TASK PROMPT
Of the lines listed below, return exactly those that run from the line containing "int A2 = 0;" through the line containing "t[24 + 2 * u]", both included.

Collected data
******************************

__device__ __forceinline__ constexpr int sb_t15_a(int i) { constexpr int T[15] = {0, 1, 1, 2, 2, 2, 3, 3, 3, 3, 4, 4, 4, 4, 4}; return T[i]; }
__device__ __forceinline__ constexpr int sb_t15_b(int i) { constexpr int T[15] = {0, 0, 1, 0, 1, 2, 0, 1, 2, 3, 0, 1, 2, 3, 4}; return T[i]; }
__device__ __forceinline__ constexpr int sb_y_ntl(int wv) { return wv == 3 ? 3 : 4; }
__device__ __forceinline__ constexpr int sb_y_ct(int wv, int k) { constexpr int T[4][3] = {{0, 1, 2}, {1, 2, 3}, {0, 3, 4}, {1, 2, 4}}; return T[wv][k]; }
__device__ __forceinline__ constexpr int sb_y_pa(int wv, int i) { constexpr int T[4][4] = {{0, 1, 1, 2}, {1, 1, 2, 2}, {1, 1, 2, 2}, {2, 2, 2, 2}}; return T[wv][i]; }
__device__ __forceinline__ constexpr int sb_y_pb(int wv, int i) { constexpr int T[4][4] = {{0, 0, 1, 0}, {0, 1, 0, 1}, {0, 1, 0, 1}, {0, 1, 2, 2}}; return T[wv][i]; }

__device__ __forceinline__ void sb_feature_reduce(const double *W, const double *cf, int F, int wv, const double *s_scale, double4_t (&acc)[15], int lane) {
    const int c16 = lane & 15, g4 = lane >> 4;
    const int nsteps = ((F + 3) & ~3) / 4;
    if (wv >= nsteps) return;
    double sc5[5];
#pragma unroll
    for (int t5 = 0; t5 < 4; t5++) sc5[t5] = s_scale[16 * t5 + c16];
    sc5[4] = (c16 < 2) ? s_scale[64 + c16] : ((c16 == 11 || c16 == 12) ? 1.0 : 0.0);
    const int col4 = (c16 < 2) ? 64 + c16 : (c16 == 11 ? VB_NPOSE : (c16 == 12 ? VB_NPOSE + 1 : VB_NPOSE + 2));
    double r0[5], r1[5], r2[5], r3[5], r4[5], c0, c1, c2, c3, c4;
#define SBF_ISSUE(ST, R, C)                                                                                                        \
    {                                                                                                                              \
        const int row_ = 4 * min((ST), nsteps - 1) + g4;                                                                           \
        const double *p0_ = W + (size_t)row_ * VB_WLD + c16, *p4_ = W + (size_t)row_ * VB_WLD + col4, *pc_ = cf + row_;             \
        asm volatile("global_load_dwordx2 %0, %6, off\n\tglobal_load_dwordx2 %1, %6, off offset:128\n\t"                           \
                     "global_load_dwordx2 %2, %6, off offset:256\n\tglobal_load_dwordx2 %3, %6, off offset:384\n\t"                \
                     "global_load_dwordx2 %4, %7, off\n\tglobal_load_dwordx2 %5, %8, off"                                          \
                     : "=&v"(R[0]), "=&v"(R[1]), "=&v"(R[2]), "=&v"(R[3]), "=&v"(R[4]), "=&v"(C) : "v"(p0_), "v"(p4_), "v"(pc_) : "memory"); \
    }
#define SBF_WAIT(N, R, C) asm volatile("s_waitcnt vmcnt(" #N ")" : "+v"(R[0]), "+v"(R[1]), "+v"(R[2]), "+v"(R[3]), "+v"(R[4]), "+v"(C) : : "memory");
#define SBF_STEP(R, C)                                                                                                             \
    {                                                                                                                              \
        double u[5];                                                                                                               \
        _Pragma("unroll") for (int t5 = 0; t5 < 5; t5++) u[t5] = R[t5] * C * sc5[t5];                                              \
        _Pragma("unroll") for (int i = 0; i < 15; i++) acc[i] = __builtin_amdgcn_mfma_f64_16x16x4f64(u[sb_t15_a(i)], u[sb_t15_b(i)], acc[i], 0, 0, 0); \
    }
    asm volatile("s_waitcnt vmcnt(0)" ::: "memory");
    SBF_ISSUE(wv, r0, c0) SBF_ISSUE(wv + 3, r1, c1) SBF_ISSUE(wv + 6, r2, c2) SBF_ISSUE(wv + 9, r3, c3)
    for (int st = wv; st < nsteps; st += 15) {
        SBF_ISSUE(st + 12, r4, c4) SBF_WAIT(24, r0, c0) SBF_STEP(r0, c0)
        if (st + 3 < nsteps) { SBF_ISSUE(st + 15, r0, c0) SBF_WAIT(24, r1, c1) SBF_STEP(r1, c1) }
        if (st + 6 < nsteps) { SBF_ISSUE(st + 18, r1, c1) SBF_WAIT(24, r2, c2) SBF_STEP(r2, c2) }
        if (st + 9 < nsteps) { SBF_ISSUE(st + 21, r2, c2) SBF_WAIT(24, r3, c3) SBF_STEP(r3, c3) }
        if (st + 12 < nsteps) { SBF_ISSUE(st + 24, r3, c3) SBF_WAIT(24, r4, c4) SBF_STEP(r4, c4) }
    }
    asm volatile("s_waitcnt vmcnt(0)" : "+v"(r0[0]), "+v"(r0[1]), "+v"(r0[2]), "+v"(r0[3]), "+v"(r0[4]), "+v"(r1[0]), "+v"(r1[1]), "+v"(r1[2]), "+v"(r1[3]), "+v"(r1[4]),
                                        "+v"(r2[0]), "+v"(r2[1]), "+v"(r2[2]), "+v"(r2[3]), "+v"(r2[4]), "+v"(r3[0]), "+v"(r3[1]), "+v"(r3[2]), "+v"(r3[3]), "+v"(r3[4]),
                                        "+v"(r4[0]), "+v"(r4[1]), "+v"(r4[2]), "+v"(r4[3]), "+v"(r4[4]), "+v"(c0), "+v"(c1), "+v"(c2), "+v"(c3), "+v"(c4) : : "memory");
#undef SBF_ISSUE
#undef SBF_WAIT
#undef SBF_STEP
}
template <int NTL, int PA, int PB>
__device__ __forceinline__ void sb_acc_sub(double *s_P, double *s_t, const double4_t *a, int lane, bool cauchy, double *s_dump) {
    const int c16 = lane & 15, g4 = lane >> 4;
    double v[NTL][4]; int off[NTL][4];
#pragma unroll
    for (int i = 0; i < NTL; i++)
#pragma unroll
        for (int q = 0; q < 4; q++) {
            const int r = 16 * ((PA >> (4 * i)) & 15) + g4 + 4 * q, c = 16 * ((PB >> (4 * i)) & 15) + c16;
            int o = (int)(s_dump - s_P) + lane;
            if (r < SB_NR && c <= r && c < SB_ND) o = sb_prow(r) + c;
            else if (cauchy && r == SB_NR && c < SB_ND) o = (int)(s_t - s_P) + c;
            off[i][q] = o;
            v[i][q] = s_P[o];
        }
#pragma unroll
    for (int i = 0; i < NTL; i++)
#pragma unroll
        for (int q = 0; q < 4; q++) s_P[off[i][q]] = v[i][q] - a[i][q];
}
template <int WV>
__device__ __forceinline__ void sb_y_chain(const double *s_band, const double *s_E, const double *s_zero, double4_t (&acc)[4], int lane) {
    const int c16 = lane & 15, g4 = lane >> 4;
    double4_t t[3];
#pragma unroll
    for (int ct = 0; ct < 3; ct++) t[ct] = double4_t{0, 0, 0, 0};
#pragma unroll 1
    for (int a = SB_NCH; a >= 1; a--) {
        const double *Ba = s_band + SB_BOFF(a);
        const int str = SB_BSTR(a);
        double yo[3][3];
#pragma unroll
        for (int ct = 0; ct < 3; ct++) {
            const int p = sb_band_pos(a, 16 * sb_y_ct(WV, ct) + c16);
#pragma unroll
            for (int ks = 0; ks < 3; ks++) {
                const int r = 4 * ks + g4;
                const double v = *((r < 9 && p >= 0) ? Ba + r * str + p : s_zero);
                yo[ks][ct] = v - t[ct][ks];
            }
        }
        if (a > 1) {
            const double *Na = s_E + 81 * (a - 2);
            double av[3];
// ... 63 lines not shown
            t[39 + 2 * u + 1] = 900 * (a1 + 1) + 30 * (21 + i) + 6 + j;
        }
    } else {
        for (int u = 0; u < 4; u++) {
            const int q = min(td + 192 * u, 755), nb = q / 36, e = q - 36 * nb, l1 = e / 6, l2 = e - 6 * l1;
            const bool dg = nb < 11;
            const int A = dg ? nb : nb - 10, Bf = dg ? nb : nb - 11, r = 6 * A + l1, c = 6 * Bf + l2;
            const int i0 = dg ? 900 * (A - 1) + 30 * (15 + l1) + 15 + l2 : 900 * Bf + 30 * (15 + l1) + l2, i1i = 900 * A + 30 * l1 + l2;
            const int j0 = dg ? 144 * (A - 1) + 12 * (6 + l1) + 6 + l2 : 144 * Bf + 12 * (6 + l1) + l2, j1 = 144 * A + 12 * l1 + l2;
            const bool h0 = !dg || A >= 1, h1 = dg && A <= 9;
            t[6 * u] = SB_META(SB_OFF_P + sb_prow(r) + c, r, c, td + 192 * u < 756 && c <= r);
            t[6 * u + 1] = 36 * (A * (A + 1) / 2 + Bf) + e;
            t[6 * u + 2] = h0 ? i0 : -1; t[6 * u + 3] = h1 ? i1i : -1; t[6 * u + 4] = h0 ? j0 : -1; t[6 * u + 5] = h1 ? j1 : -1;
        }
        for (int u = 0; u < 9; u++) {
            const int q = min(td + 192 * u, 1619), fb = q / 36, e = q - 36 * fb, l1 = e / 6, l2 = e - 6 * l1;
            int A2 = 0; while ((A2 + 1) * (A2 + 2) / 2 <= fb) A2++;
            const int Bf = fb - A2 * (A2 + 1) / 2, A = A2 + 2, r = 6 * A + l1, c = 6 * Bf + l2;
            t[24 + 2 * u] = SB_META(SB_OFF_P + sb_prow(r) + c, r, c, td + 192 * u < 1620);
            t[24 + 2 * u + 1] = 36 * (A * (A + 1) / 2 + Bf) + e;
        }
        for (int u = 0; u < 4; u++) {
            const int q = min(td + 192 * u, 674), i = q / 75, c = q - 75 * i, r = VB_NPOSE + i, Bf = c / 6, l2 = c - 6 * Bf;
            const int src = (c < VB_NPOSE) ? 30 * (6 + i) + (Bf == 0 ? l2 : 15 + l2) : 30 * (6 + i) + 6 + (c - VB_NPOSE);
            const bool hs = c >= VB_NPOSE || Bf <= 1;
            t[44 + 2 * u] = SB_META(SB_OFF_P + sb_prow(r) + c, r, c, td + 192 * u < 675 && c <= r);
            t[44 + 2 * u + 1] = hs ? src : -1;
        }
        for (int u = 0; u < 13; u++) {
            const int q = min(td + 192 * u, 2429), a1 = q / 243, rem = q - 243 * a1, i = rem / 27, pos = rem - 27 * i, a = a1 + 1;
            const int seg = pos / 6, m = pos - 6 * seg;
            const bool on = td + 192 * u < 2430 && (seg < 2 || (seg == 2 && a <= 9) || (seg >= 3 && a == 1));
            int s0, s1 = -1, c165;
            if (seg == 0) { s0 = 900 * a1 + 30 * (21 + i) + m; c165 = 6 * a1 + m; }
            else if (seg == 1) { s0 = 900 * a1 + 30 * (21 + i) + 15 + m; s1 = (a <= 9) ? 900 * a + 30 * (6 + i) + m : -1; c165 = 6 * a + m; }
            else if (seg == 2) { s0 = 900 * min(a, 9) + 30 * (6 + i) + 15 + m; c165 = 6 * (a + 1) + m; }
            else { s0 = 30 * (21 + i) + 6 + (pos - 18); c165 = VB_NPOSE + (pos - 18); }
            t[52 + 3 * u] = SB_META(SB_OFF_BAND + SB_BOFF(a) + i * SB_BSTR(a) + pos, VB_NPOSE + 9 * a + i, c165, on);
            t[52 + 3 * u + 1] = on ? s0 : -1;
            t[52 + 3 * u + 2] = s1;
        }
    }
    for (int k = 0; k < SB_TAB_ROWS; k++) for (int j = 0; j < 4; j++) tab[((size_t)k * 256 + tid) * 4 + j] = t[4 * k + j];
}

******************************

TASK RESPONSE
            int A2 = 0; while ((A2 + 1) * (A2 + 2) / 2 <= fb) A2++;
            const int Bf = fb - A2 * (A2 + 1) / 2, A = A2 + 2, r = 6 * A + l1, c = 6 * Bf + l2;
            t[24 + 2 * u] = SB_META(SB_OFF_P + sb_prow(r) + c, r, c, td + 192 * u < 1620);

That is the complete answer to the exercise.